What is required
Provide an exact copy of the lines from the beginning of the records through the line that includes "Metric: BO iterations/sec", and of no others.

(Collected data)

# IvanBanny/para-ortho-pca-bo

Hardware: AMD Instinct MI355X
Metric: BO iterations/sec (incl. GP refit + EI opt), BBOB f15 d=40 (higher is better)
Workload: dtype f64; 1 GPU; configs[1]: PCA_BO on BBOB f15 d=40, budget=450, n_DoE=120, EI, var_threshold=0.95; one run per GPU (run list f15/d40/instances 0..N-1 partitioned by pcabo.sharding), timed steps spread evenly over the 330 BO iterations of the run; num_restarts=10, raw_samples=512, batch_limit=5, maxiter=200, parallelism=run-parallel x1

## Files before the change

para-ortho-pca-bo_amd/csrc/kernels_acq.hip:

```cpp
#include "pcabo_internal.h"
#include "acq_math.h"
#include <algorithm>
#include <cstdlib>
#include <mutex>

#define PSTRIDE PCABO_PSTRIDE

#ifdef PCABO_ACQ_TIMING
__device__ unsigned long long g_acq_stamps[16];
#define STAMP(i) do { if (blockIdx.x == gridDim.x / 2 && blockIdx.y == 0 && threadIdx.x == 0) g_acq_stamps[i] = wall_clock64(); } while (0)
#define STAMP_FIN(i) do { if (blockIdx.y == 0 && threadIdx.x == 0) g_acq_stamps[i] = wall_clock64(); } while (0)
extern "C" int pcabo_debug_acq_stamps(unsigned long long* out16) {
  return hipMemcpyFromSymbol(out16, HIP_SYMBOL(g_acq_stamps), sizeof(g_acq_stamps)) == hipSuccess ? 0 : -3;
}
#else
#define STAMP(i)
#define STAMP_FIN(i)
#endif

__device__ inline void st_wt(double* p, double v) {
  __hip_atomic_store(p, v, __ATOMIC_RELAXED, __HIP_MEMORY_SCOPE_AGENT);
}

template <int SLAB>
__device__ inline int slab_row(int s, int m, int NP) {
  return m < SLAB / 2 ? (SLAB / 2) * s + m : NP - (SLAB / 2) * (s + 1) + (m - SLAB / 2);
}

__device__ void acq_finish_query(const double* base, int S, int k, int q, const double* bounds4, const double* ystats,
                                 const AcqParams& p, double* val, double* grad, double* host_val, double* host_grad,
                                 int lane);

__device__ inline void grad_partial_sum(const double* base, int S, int c, int first, double* gs_out, double* gm_out) {
  double gs = 0.0, gm = 0.0;
  int sl = first;
  for (; sl + 21 < S; sl += 24) {
    double a[8], b[8];
#pragma unroll
    for (int t = 0; t < 8; ++t) {
      a[t] = base[(size_t)(sl + 3 * t) * PSTRIDE + 2 + c];
      b[t] = base[(size_t)(sl + 3 * t) * PSTRIDE + 2 + PCABO_MAXD + c];
    }
#pragma unroll
    for (int t = 0; t < 8; ++t) { gs += a[t]; gm += b[t]; }
  }
  {
    double a[8], b[8];
#pragma unroll
    for (int t = 0; t < 8; ++t) {
      const int si = sl + 3 * t;
      const int sc = si < S ? si : 0;
      a[t] = base[(size_t)sc * PSTRIDE + 2 + c];
      b[t] = base[(size_t)sc * PSTRIDE + 2 + PCABO_MAXD + c];
    }
#pragma unroll
    for (int t = 0; t < 8; ++t) { if (sl + 3 * t < S) { gs += a[t]; gm += b[t]; } }
  }
  *gs_out = gs;
  *gm_out = gm;
}

__device__ void acq_finish_scalar(const double* base, int S, int q, const double* ystats, const AcqParams& p, double* val,
                                  double* host_val, double* coef, int lane);
__device__ void acq_scalar_core(double vv, double mus, int q, double ym, double ysd, const AcqParams& p, double* val,
                                double* host_val, double* coef, int l);
template <int SLAB>
__device__ inline void acq_tail(int combine, double* s_v, double* partial, unsigned int* counters, int q, int S, int k,
                                const double* bounds4, const double* ystats, const AcqParams& prm, double* val,
                                double* grad, double* host_val, double* host_grad, HostMirror* hm,
                                unsigned long long seq, int tid, int w, int l) {
  if (!combine) return;
  int* s_flag = reinterpret_cast<int*>(s_v + SLAB);
  STAMP(6);
  asm volatile("s_waitcnt vmcnt(0)" ::: "memory");
  __syncthreads();
  STAMP(7);
  if (tid == 0) {
    unsigned int t = __hip_atomic_fetch_add(&counters[q], 1u, __ATOMIC_RELAXED, __HIP_MEMORY_SCOPE_AGENT);
    int last = ((t % (unsigned int)S) == (unsigned int)(S - 1));
    if (last) {
      __builtin_amdgcn_fence(__ATOMIC_ACQUIRE, "agent");
      asm volatile("s_waitcnt vmcnt(0)" ::: "memory");
    }
    *s_flag = last;
  }
  __syncthreads();
  if (!*s_flag) return;
  STAMP_FIN(8);
  const double* base = partial + (size_t)q * S * PSTRIDE;
  double* s_fin = s_v + SLAB + 2;
  double* s_coef = s_fin + 6 * PCABO_MAXD;
  double rng_c = 1.0;
  if (w == 0) {
    if (prm.want_grad && l < k) rng_c = bounds4[PCABO_MAXD + l] - bounds4[l];
    acq_finish_scalar(base, S, q, ystats, prm, val, host_val, s_coef, l);
  } else if (prm.want_grad) {
    for (int c = l; c < k; c += 64) {
      double gs, gm;
      grad_partial_sum(base, S, c, w - 1, &gs, &gm);
      s_fin[(w - 1) * 2 * PCABO_MAXD + c] = gs;
      s_fin[(w - 1) * 2 * PCABO_MAXD + PCABO_MAXD + c] = gm;
    }
  }
  __syncthreads();
  STAMP_FIN(13);
  if (w == 0) {
    if (prm.want_grad) {
      const double c_mu = s_coef[0], c_sg = s_coef[1];
      for (int c = l; c < k; c += 64) {
        const double gs = (s_fin[c] + s_fin[2 * PCABO_MAXD + c]) + s_fin[4 * PCABO_MAXD + c];
        const double gm = (s_fin[PCABO_MAXD + c] + s_fin[3 * PCABO_MAXD + c]) + s_fin[5 * PCABO_MAXD + c];
        const double g = __fma_rn(c_mu, gm, c_sg * gs) / (c == l ? rng_c : bounds4[PCABO_MAXD + c] - bounds4[c]);
        grad[(size_t)q * k + c] = g;
        if (host_grad) host_grad[(size_t)q * k + c] = g;
      }
    }
    if (hm && l == 0)
      __hip_atomic_store(const_cast<unsigned long long*>(&hm->qflag[q]), seq, __ATOMIC_RELEASE, __HIP_MEMORY_SCOPE_SYSTEM);
    STAMP_FIN(9);
#ifdef PCABO_ACQ_TIMING
    asm volatile("s_waitcnt vmcnt(0)" ::: "memory");
    STAMP_FIN(10);
#endif
  }
}

#define ACQ_BATCH_PROLOGUE()                                                                                     \
  unsigned run_ = blockIdx.z;                                                                                    \
  int qsel_ = -1;                                                                                                \
  if (ab.table) {                                                                                                \
    const unsigned e_ = reinterpret_cast<const unsigned*>(qa.x)[blockIdx.y];                                     \
    run_ = e_ >> 16; qsel_ = (int)(e_ & 0xffffu);                                                                \
  }                                                                                                              \
  if (ab.zs) {                                                                                                   \
    ZnT = zrun(ZnT, ab.zs, run_); R = zrun(R, ab.zs, run_); alpha = zrun(alpha, ab.zs, run_);                    \
    bounds4 = zrun(bounds4, ab.zs, run_); ystats = zrun(ystats, ab.zs, run_); partial = zrun(partial, ab.zs, run_); \
    counters = zrun(counters, ab.zs, run_); val = zrun(val, ab.zs, run_); grad = zrun(grad, ab.zs, run_);        \
    Xq = zrun(Xq, ab.xq_host ? ab.hzs : ab.zs, run_);                                                            \
    host_val = zrun(host_val, ab.hzs, run_); host_grad = zrun(host_grad, ab.hzs, run_); hm = zrun(hm, ab.hzs, run_); \
    if (ab.k_dev) k = *zrun(ab.k_dev, ab.zs, run_);                                                              \
    if (ab.bestf) prm.best_f = *zrun(ab.bestf, ab.zs, run_);                                                     \
    if (ab.hyp) prm.inv_ls = zrun(ab.hyp, ab.zs, run_)[PCABO_HYP_INV_LS];                                        \
  }                                                                                                              \
  (void)qsel_;

template <int SLAB>
__global__ __launch_bounds__(256) void k_acq_fused(
    QueryArgs qa, const double* __restrict__ Xq, int q_total, int n, int k, int NP, int ld,
    const double* __restrict__ ZnT, const double* __restrict__ R, const double* __restrict__ alpha,
    const double* __restrict__ bounds4, const double* __restrict__ ystats, AcqParams prm, double* partial,
    unsigned int* counters, double* __restrict__ val, double* __restrict__ grad,
    double* host_val, double* host_grad, HostMirror* hm, unsigned long long seq, int combine, int ,
    MailPair* , MailPair* , AcqBatch ab) {
  ACQ_BATCH_PROLOGUE()
  const double inv_ls = prm.inv_ls;
  const int kernel = prm.kernel, want_grad = prm.want_grad;
  extern __shared__ __attribute__((aligned(16))) double s_dyn[];
  double* s_ks = s_dyn;
  double* s_cf = s_dyn + NP;
  double* s_tm = s_dyn + 2 * NP;
  double* s_xn = s_dyn + 3 * NP;
  double* s_v = s_xn + PCABO_MAXD;
  const int tid = threadIdx.x, w = tid >> 6, l = tid & 63;
  const int s = blockIdx.x, q = ab.table ? qsel_ : (int)blockIdx.y, S = gridDim.x;
  double* out = partial + ((size_t)q * S + s) * PSTRIDE;
  STAMP(0);

  if (tid < k) {
    double lo = bounds4[tid], hi = bounds4[PCABO_MAXD + tid];
    double xv = Xq ? Xq[(size_t)q * k + tid] : qa.x[q * k + tid];
    s_xn[tid] = (xv - lo) / (hi - lo);
  }
  __syncthreads();
  STAMP(1);
  for (int j = tid; j < NP; j += 256) {
    double ks = 0.0, cf = 0.0;
    if (j < n) {
      double sq = 0.0;
      for (int c = 0; c < k; ++c) { double dlt = s_xn[c] - ZnT[(size_t)c * ld + j]; sq += dlt * dlt; }
      sq *= inv_ls * inv_ls;
      acq_cov(sq, kernel, &ks, &cf);
      cf = cf * inv_ls * inv_ls;
    }
    s_ks[j] = ks;
    s_cf[j] = cf;
  }
  __syncthreads();
  STAMP(2);
  {
    constexpr int RW = SLAB / 4;
    int ri[RW];
    const double* Rr[RW];
    double acc[RW];
    int imax = 0;
#pragma unroll
    for (int u = 0; u < RW; ++u) {
      ri[u] = slab_row<SLAB>(s, w + 4 * u, NP); Rr[u] = R + (size_t)ri[u] * ld; acc[u] = 0.0; imax = max(imax, ri[u]);
    }
    for (int j = l; j <= imax; j += 64) {
      const double kj = s_ks[j];
#pragma unroll
      for (int u = 0; u < RW; ++u) acc[u] += Rr[u][j] * kj;
    }
#pragma unroll
    for (int u = 0; u < RW; ++u) acc[u] = wave_sum(acc[u]);
    if (l == 0) {
#pragma unroll
      for (int u = 0; u < RW; ++u) s_v[w + 4 * u] = acc[u];
    }
  }
  __syncthreads();
  STAMP(3);
  if (w == 0) {
    double vv = 0.0, mu = 0.0;
    if (l < SLAB) {
      const int i = slab_row<SLAB>(s, l, NP);
      const double vi = s_v[l];
      vv = vi * vi;
      if (i < n) mu = alpha[i] * s_ks[i];
    }
    vv = wave_sum(vv);
    mu = wave_sum(mu);
    if (l == 0) { st_wt(out + 0, vv); st_wt(out + 1, mu); }
  }
  if (want_grad) {
  __syncthreads();
  STAMP(4);
  for (int j = tid; j < NP; j += 256) {
    double wj = 0.0;
#pragma unroll
    for (int m = 0; m < SLAB; ++m) wj += R[(size_t)slab_row<SLAB>(s, m, NP) * ld + j] * s_v[m];
    const bool mine = ((j / (SLAB / 2)) == s) || (((NP - 1 - j) / (SLAB / 2)) == s);
    const double cf = s_cf[j];
    s_tm[j] = (mine && j < n) ? alpha[j] * cf : 0.0;
    s_ks[j] = wj * cf;
  }
  __syncthreads();
  STAMP(5);
  for (int c0 = 0; c0 < k; c0 += 32) {
    double gs[8], gm[8], xc[8];
    const double* zrow[8];
#pragma unroll
    for (int u = 0; u < 8; ++u) {
      const int c = c0 + w + 4 * u;
      const int cc = c < k ? c : 0;
      gs[u] = 0.0; gm[u] = 0.0; xc[u] = s_xn[cc]; zrow[u] = ZnT + (size_t)cc * ld;
    }
    for (int j = l; j < n; j += 64) {
      const double ts = s_ks[j], tm = s_tm[j];
#pragma unroll
      for (int u = 0; u < 8; ++u) {
        const double dlt = xc[u] - zrow[u][j];
        gs[u] += ts * dlt;
        gm[u] += tm * dlt;
      }
    }
#pragma unroll
    for (int u = 0; u < 8; ++u) { gs[u] = wave_sum(gs[u]); gm[u] = wave_sum(gm[u]); }
    if (l == 0) {
#pragma unroll
      for (int u = 0; u < 8; ++u) {
        const int c = c0 + w + 4 * u;
        if (c < k) { st_wt(out + 2 + c, gs[u]); st_wt(out + 2 + PCABO_MAXD + c, gm[u]); }
      }
    }
  }
  }

  acq_tail<SLAB>(combine, s_v, partial, counters, q, S, k, bounds4, ystats, prm, val, grad, host_val, host_grad, hm, seq, tid, w, l);
}

#define FIN_STAGE_PER_WAVE (11 * 2 * 40)
__device__ inline bool acq_server_finisher(const MailPair* rec, int S, int k, int q, unsigned long long seq,
                                           const double* ystats, const AcqParams& prm, double* val, double* grad,
                                           double* host_val, double* host_grad, HostMirror* hm, double rng_c,
                                           double* s_fin, double* s_coef, double* s_stage, int* s_srv,
                                           unsigned long long t0, int w, int l) {
  if (w == 0) {
    const double ym = ystats[0], ysd = ystats[1];
    const void* ptr[8];
    pcabo_u4 o[8];
    const MailPair* mine = rec + (size_t)(l < S ? l : 0) * PSTRIDE;
#pragma unroll
    for (int t = 0; t < 8; ++t) ptr[t] = mine + (t & 1);
    for (;;) {
      ld_pairs_sys8(ptr, o);
      const bool ok = pair_tag(o[0]) == seq && pair_tag(o[1]) == seq;
      if (__all(ok)) break;
      if (__any(wall_clock64() - t0 > PCABO_SERVER_TIMEOUT_TICKS)) { if (l == 0) *s_srv = 1; break; }
      __builtin_amdgcn_s_sleep(1);
    }
    double vm[2] = {l < S ? pair_value(o[0]) : 0.0, l < S ? pair_value(o[1]) : 0.0};
    wave_sum_multi<2>(vm, l);
    constexpr int lane_vv = wave_multi_lane(2, 0), lane_mus = wave_multi_lane(2, 1);
    const double vv = read_lane(vm[0], lane_vv), mus = read_lane(vm[0], lane_mus);
    acq_scalar_core(vv, mus, q, ym, ysd, prm, val, host_val, s_coef, l);
  } else if (prm.want_grad) {
    const int first = w - 1;
    const int ns = first < S ? (S - first + 2) / 3 : 0;
    const int total = ns * 2 * k;
    double* stage = s_stage + (size_t)(w - 1) * FIN_STAGE_PER_WAVE;
    for (int i0 = 0; i0 < total; i0 += 512) {
      const void* ptr[8];
      int item[8];
#pragma unroll
      for (int t = 0; t < 8; ++t) {
        const int i = i0 + l + 64 * t;
        item[t] = i < total ? i : -1;
        const int ii = i < total ? i : 0;
        const int st = ii / (2 * k), rem = ii - st * 2 * k, which = rem >= k, c = rem - which * k;
        ptr[t] = rec + (size_t)(first + 3 * st) * PSTRIDE + 2 + which * PCABO_MAXD + c;
      }
      pcabo_u4 o[8];
      for (;;) {
        ld_pairs_sys8(ptr, o);
        bool ok = true;
#pragma unroll
        for (int t = 0; t < 8; ++t) ok = ok && (item[t] < 0 || pair_tag(o[t]) == seq);
        if (__all(ok)) break;
        if (__any(wall_clock64() - t0 > PCABO_SERVER_TIMEOUT_TICKS)) { if (l == 0) *s_srv = 1; break; }
        __builtin_amdgcn_s_sleep(1);
      }
#pragma unroll
      for (int t = 0; t < 8; ++t) if (item[t] >= 0) stage[item[t]] = pair_value(o[t]);
    }
    __builtin_amdgcn_fence(__ATOMIC_RELEASE, "wavefront");
    __builtin_amdgcn_wave_barrier();
    __builtin_amdgcn_fence(__ATOMIC_ACQUIRE, "wavefront");
    if (l < k) {
      double gs = 0.0, gm = 0.0;
      for (int st = 0; st < ns; ++st) { gs += stage[st * 2 * k + l]; gm += stage[st * 2 * k + k + l]; }
      s_fin[(w - 1) * 2 * PCABO_MAXD + l] = gs;
      s_fin[(w - 1) * 2 * PCABO_MAXD + PCABO_MAXD + l] = gm;
    }
  }
  __syncthreads();
  if (*s_srv) return false;
  if (w == 0) {
    if (prm.want_grad && l < k) {
      const double c_mu = s_coef[0], c_sg = s_coef[1];
      const double gs = (s_fin[l] + s_fin[2 * PCABO_MAXD + l]) + s_fin[4 * PCABO_MAXD + l];
      const double gm = (s_fin[PCABO_MAXD + l] + s_fin[3 * PCABO_MAXD + l]) + s_fin[5 * PCABO_MAXD + l];
      const double g = __fma_rn(c_mu, gm, c_sg * gs) / rng_c;
      grad[(size_t)q * k + l] = g;
      if (host_grad) host_grad[(size_t)q * k + l] = g;
    }
    if (hm && l == 0)
      __hip_atomic_store(const_cast<unsigned long long*>(&hm->qflag[q]), seq, __ATOMIC_RELEASE, __HIP_MEMORY_SCOPE_SYSTEM);
  }
  return true;
}
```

Task output
# IvanBanny/para-ortho-pca-bo

Hardware: AMD Instinct MI355X
Metric: BO iterations/sec (incl. GP refit + EI opt), BBOB f15 d=40 (higher is better)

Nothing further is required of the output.